# AbsoluTTe 34 is in the post...



## TT Owners Club (Mar 5, 2006)

After several months of hard slog, the next issue of AbsoluTTe, number 34, has been posted today 8)

*Expect to see it hit your doormats from Friday 14th June onwards*

The digital edition of A34 will be available for online reading at the TTOC Members Area for registered club members whose membership includes this issue - it will go live on Friday 14th June, and not before!

If you've not yet registered for the TTOC Members Area, register today at http://www.ttoc.co.uk/members

No sneak previews of the cover or content until you get your issue...we want this to be a surprise!
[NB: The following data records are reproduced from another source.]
@@ -722,7 +748,8 @@
 }
 
 typedef void (*SkKernel)(const uint64_t *, ItemSrc, SkParams, uint4 *, const uint64_t *, const uint64_t *,
-                         unsigned long long *, uint16_t *, unsigned long long *, unsigned long long *, int);
+                         unsigned long long *, uint16_t *, unsigned long long *, unsigned long long *, int,
+                         unsigned long long *);
 SkKernel sk_kernel(int w, bool full) {
     if (full) {
         switch (w) {
@@ -746,7 +773,11 @@
 }
 
 constexpr int kBThreads = 1024;
-constexpr uint32_t kChunk = 65536;
+#ifndef MCAAT_BCHUNK
+#define MCAAT_BCHUNK 65536
+#endif
+constexpr uint32_t kChunk = MCAAT_BCHUNK;
+static_assert(kChunk >= 8 && kChunk % 8 == 0 && kChunk <= (1u << 24), "chunks start on 16-B aligned sub rows");
 
 
 #ifndef MCAAT_BLG
@@ -821,7 +852,6 @@
 
 template <bool WEIGHTED>
 __global__ void __launch_bounds__(kBThreads) k_l2_scatter(const uint4 *__restrict__ data,
-                                                          const uint16_t *__restrict__ sub,
                                                           const uint64_t *chunk_start, const uint32_t *chunk_len,
                                                           const uint32_t *runs, int l2_bits, int E,
                                                           uint4 *__restrict__ out, uint64_t gbase,
@@ -841,12 +871,10 @@
     __syncthreads();
     const uint64_t s0 = chunk_start[c];
     const uint32_t n = chunk_len[c];
-    uint32_t v[kBPF];
     uint4 d[kBPF];
 #pragma unroll
     for (int j = 0; j < kBPF; ++j) {
         const uint32_t i = j * kBThreads + threadIdx.x;
-        v[j] = i < n ? sub[s0 + i] : kDeadSub;
         d[j] = i < n ? data[s0 + i] : make_uint4(0, 0, 0, 0);
     }
     for (uint32_t i00 = 0; i00 < n; i00 += kBPF * kBThreads)
@@ -854,12 +882,12 @@
     for (int j = 0; j < kBPF; ++j) {
         const uint32_t i0 = i00 + j * kBThreads;
         if (i0 >= n) break;
-        const uint32_t cv = v[j];
         uint4 cd = d[j];
         const uint32_t ni = i0 + kBPF * kBThreads + threadIdx.x;
-        v[j] = ni < n ? sub[s0 + ni] : kDeadSub;
-        if (ni < n) d[j] = data[s0 + ni];
-        const bool live = cv != kDeadSub;
+        d[j] = ni < n ? data[s0 + ni] : make_uint4(0, 0, 0, 0);
+        const uint64_t cw1 = (uint64_t)cd.w << 32;
+        const bool live = desc_live(cw1);
+        const uint32_t cv = desc_sub(cw1, l2_bits);
         uint32_t r = 0, line = 0;
         bool buffered = false;
         if (live) {
@@ -1562,13 +1590,11 @@
                 if (raw && t) atomicAdd(&stat[0], (unsigned long long)t);
             }
             __syncthreads();
-            const int sub_shift = 64 - l2_bits;
             auto put = [&](uint64_t o, const uint4 &dsc, uint32_t wt) {
                 if (o < ocap) {
                     out[ob + o] = dsc;
                     out_w[ob + o] = wt;
-                    const uint64_t hi = (uint64_t)dsc.w << 32;
-                    out_sub[ob + o] = (uint16_t)(sub_shift < 64 ? hi >> sub_shift : 0);
+                    out_sub[ob + o] = (uint16_t)desc_sub((uint64_t)dsc.w << 32, l2_bits);
                     wacc += wt;
                 }
             };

A34 brings a brand new logo and a fresh modern look and feel to the magazine - the previous design served us well, but we really think you're going to love this!

For the new look, we consulted with club members, advertisers and sponsors. Using front cover mockups and mock articles, we actively sought feedback about the logo style, the layouts....and using the valuable feedback provided, we've come up with the finished design.
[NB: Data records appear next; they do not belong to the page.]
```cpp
void limit(const char* entry, const char* what, int n, int most) {
// ... 673 lines not shown
    a.ctb_ops = P<uint32_t>(Q("ctb_ops"));
    a.refs = P<uint8_t>(Q("refs"));
    a.ref_base = P<int32_t>(Q("ref_base"));
    a.slices = P<uint8_t>(Q("slices"));
    a.slice_base = P<int32_t>(Q("slice_base"));
    a.scaling = P<uint8_t>(Q("scaling"));
    a.max_tus = static_cast<int>(I("max_tus"));
    a.err = P<int>(Q("err"));
    if (p.contains("out")) {
      const std::vector<uintptr_t> out = p["out"].cast<std::vector<uintptr_t>>();
      for (int c = 0; c < 3; ++c) a.out[c] = reinterpret_cast<void*>(out.at(c));
      a.out_u8 = static_cast<int>(I("out_u8"));
      a.Fo = static_cast<int>(I("Fo"));
      a.out_w = static_cast<int>(I("out_w"));
      a.out_h = static_cast<int>(I("out_h"));
      a.crop_x = static_cast<int>(I("crop_x"));
      a.crop_y = static_cast<int>(I("crop_y"));
      a.disp = P<int16_t>(Q("disp"));
    }
    if (!a.cur || !a.run || !a.meta || !a.mvf || !a.err) throw std::runtime_error("hevc_decode_stage: null pointer");
    const int r = mivc_launch_hevc_decode(&a, stage, S(stream));
    if (r != 0) throw std::runtime_error("hevc_decode_stage: launch failed (" + std::to_string(r) + ")");
  });
  m.def("cavlc_mb_bytes", []() { return mivc_cavlc_mb_bytes(); });
  m.def("cabac_nb_bytes", []() { return mivc_cabac_nb_bytes(); });
  m.def("cabac_gap", []() { return mivc_cabac_gap(); });
  m.def("cabac_bin", [](int B, int wmb, int hmb, uintptr_t hdr, uintptr_t coef, uintptr_t mask, uintptr_t nb,
                        uintptr_t cnt, uintptr_t off, uintptr_t tot, uintptr_t pool, long long pool_cap,
                        uintptr_t pool_used, uintptr_t base, uintptr_t total, uintptr_t slot_qp, int slice_type,
                        int num_ref_l0, int num_ref_l1, int t8x8_mode, uintptr_t err, uintptr_t stream, uintptr_t route,
                        int slice_rows, uintptr_t pre) {
    if (pre && !route) throw std::invalid_argument("cabac_bin: pre needs the step's route");
    if ((pool & 15) != 0) throw std::invalid_argument("cabac_bin: symbol pool must be 16-byte aligned");
    if (B < 1 || wmb < 1 || hmb < 1) throw std::invalid_argument("cabac_bin: bad geometry");
    mivc_launch_cabac_bin(B, wmb, hmb, P<void>(hdr), P<int16_t>(coef), P<uint32_t>(mask), P<void>(nb), P<int>(cnt),
                          P<long long>(off), P<int>(tot), P<uint16_t>(pool), pool_cap, P<long long>(pool_used),
                          P<long long>(base), P<int>(total), P<int>(slot_qp), slice_type, num_ref_l0, num_ref_l1,
                          t8x8_mode, P<int>(err), S(stream), P<void>(route), slice_rows, P<uint32_t>(pre));
  }, py::arg("B"), py::arg("wmb"), py::arg("hmb"), py::arg("hdr"), py::arg("coef"), py::arg("mask"), py::arg("nb"),
     py::arg("cnt"), py::arg("off"), py::arg("tot"), py::arg("pool"), py::arg("pool_cap"), py::arg("pool_used"),
     py::arg("base"), py::arg("total"), py::arg("slot_qp"), py::arg("slice_type"), py::arg("num_ref_l0"),
     py::arg("num_ref_l1"), py::arg("t8x8_mode"), py::arg("err"), py::arg("stream"), py::arg("route") = 0,
     py::arg("slice_rows") = 0, py::arg("pre") = 0);
  m.def("cabac_code", [](int L, int B, uintptr_t pool, uintptr_t base, uintptr_t total, uintptr_t hdr_bits,
                         uintptr_t hdr_nbits, uintptr_t slot_qp, unsigned long long itypes, uintptr_t bytes,
                         uintptr_t out, uintptr_t out_off, uintptr_t err, uintptr_t stream, uintptr_t host_out,
                         long long host_cap) {
    if (B < 1 || L < 1 || L % B != 0 || L / B > 64) throw std::invalid_argument("cabac_code: L must be G * B, G <= 64");
    if ((out & 15) || (host_out & 15)) throw std::invalid_argument("cabac_code: output buffers must be 16-byte aligned");
    mivc_launch_cabac_code(L, B, P<uint16_t>(pool), P<long long>(base), P<int>(total), P<uint32_t>(hdr_bits),
                           P<int>(hdr_nbits), P<int>(slot_qp), itypes, P<int>(bytes), P<uint8_t>(out),
                           P<long long>(out_off), P<int>(err), P<uint8_t>(host_out), host_cap, S(stream));
  });
  m.def("cavlc", [](int B, int wmb, int hmb, uintptr_t hdr, uintptr_t coef, uintptr_t mbs, uintptr_t len, uintptr_t off,
                    uintptr_t trail, uintptr_t total_bits, uintptr_t slot_bytes, uintptr_t words, long long cap_words,
                    uintptr_t hdr_bits, uintptr_t hdr_nbits, int pslice, int slice_qp, uintptr_t slot_qp,
                    uintptr_t out, uintptr_t out_off, uintptr_t stream, uintptr_t nz) {
    mivc_launch_cavlc(B, wmb, hmb, P<void>(hdr), P<int16_t>(coef), P<void>(mbs), P<int>(len), P<long long>(off),
                      P<int>(trail), P<long long>(total_bits), P<int>(slot_bytes), P<uint32_t>(words), cap_words,
                      P<uint32_t>(hdr_bits), P<int>(hdr_nbits), pslice, slice_qp, P<int>(slot_qp), P<uint8_t>(out),
                      P<long long>(out_off), P<uint8_t>(nz), S(stream));
  }, py::arg("B"), py::arg("wmb"), py::arg("hmb"), py::arg("hdr"), py::arg("coef"), py::arg("mbs"), py::arg("len"),
     py::arg("off"), py::arg("trail"), py::arg("total_bits"), py::arg("slot_bytes"), py::arg("words"),
     py::arg("cap_words"), py::arg("hdr_bits"), py::arg("hdr_nbits"), py::arg("pslice"), py::arg("slice_qp"),
     py::arg("slot_qp"), py::arg("out"), py::arg("out_off"), py::arg("stream"), py::arg("nz") = 0);
  m.def("sse", [](int B, int W, int H, int w, int h, uintptr_t sy, uintptr_t su, uintptr_t sv, uintptr_t ry,
// ... 41 lines not shown
```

The final design was printed earlier this week, and the printers have done us proud 8)

Anyway....enough of what *we* think....we want to hear *your* feedback, whether positive or negative so we can make A35 even better!!

Wait till you get your magazine and tell us what you think!


----------



## Hoggy (May 8, 2002)

[smiley=mexicanwave.gif] [smiley=dude.gif] 
Hoggy.


----------



## conlechi (May 6, 2006)

Looking forward to it dropping through the letter box


----------



## glslang (Dec 5, 2009)

[smiley=mexicanwave.gif]


----------



## JorgeTTCQ (May 7, 2002)

Thank you


----------



## malstt (Apr 18, 2007)

Got mine last night and I'm really impressed with the new look. Like to say a big thankyou to the members of the commitee for all there hard work in producing the new look mag and arranging the eventt despite all the trouble.


----------



## jamman (May 6, 2002)

Hats of to the producers they know my feelings on other matters but the mag is in one word superb. [smiley=thumbsup.gif] [smiley=thumbsup.gif] [smiley=thumbsup.gif]

Well done all involved.


----------



## Gazzer (Jun 12, 2010)

jamman said:


> Hats of to the producers they know my feelings on other matters but the mag is in one word superb. [smiley=thumbsup.gif] [smiley=thumbsup.gif] [smiley=thumbsup.gif]
> 
> Well done all involved.


as non ttoc you got a free copy i assume? otherwise how can you post without seeing it?


----------



## Audiphil (Oct 23, 2012)

Looking forward to mine coming in the post this morning


----------



## jamman (May 6, 2002)

Gazzer said:


> jamman said:
> 
> 
> > Hats of to the producers they know my feelings on other matters but the mag is in one word superb. [smiley=thumbsup.gif] [smiley=thumbsup.gif] [smiley=thumbsup.gif]
> ...


Yes gold plated free copy Gaz also got a preview at the RR didn't you :roll:


----------



## Gazzer (Jun 12, 2010)

Audiphil said:


> Looking forward to mine coming in the post this morning


also phil..........


----------



## Bartsimpsonhead (Aug 14, 2011)

Maybe out of the 400 copies of each issue they have to get printed, some of the 150-odd they have left they're randomly posting out with comp slips saying "Look what you could've got with a full subscription!"..?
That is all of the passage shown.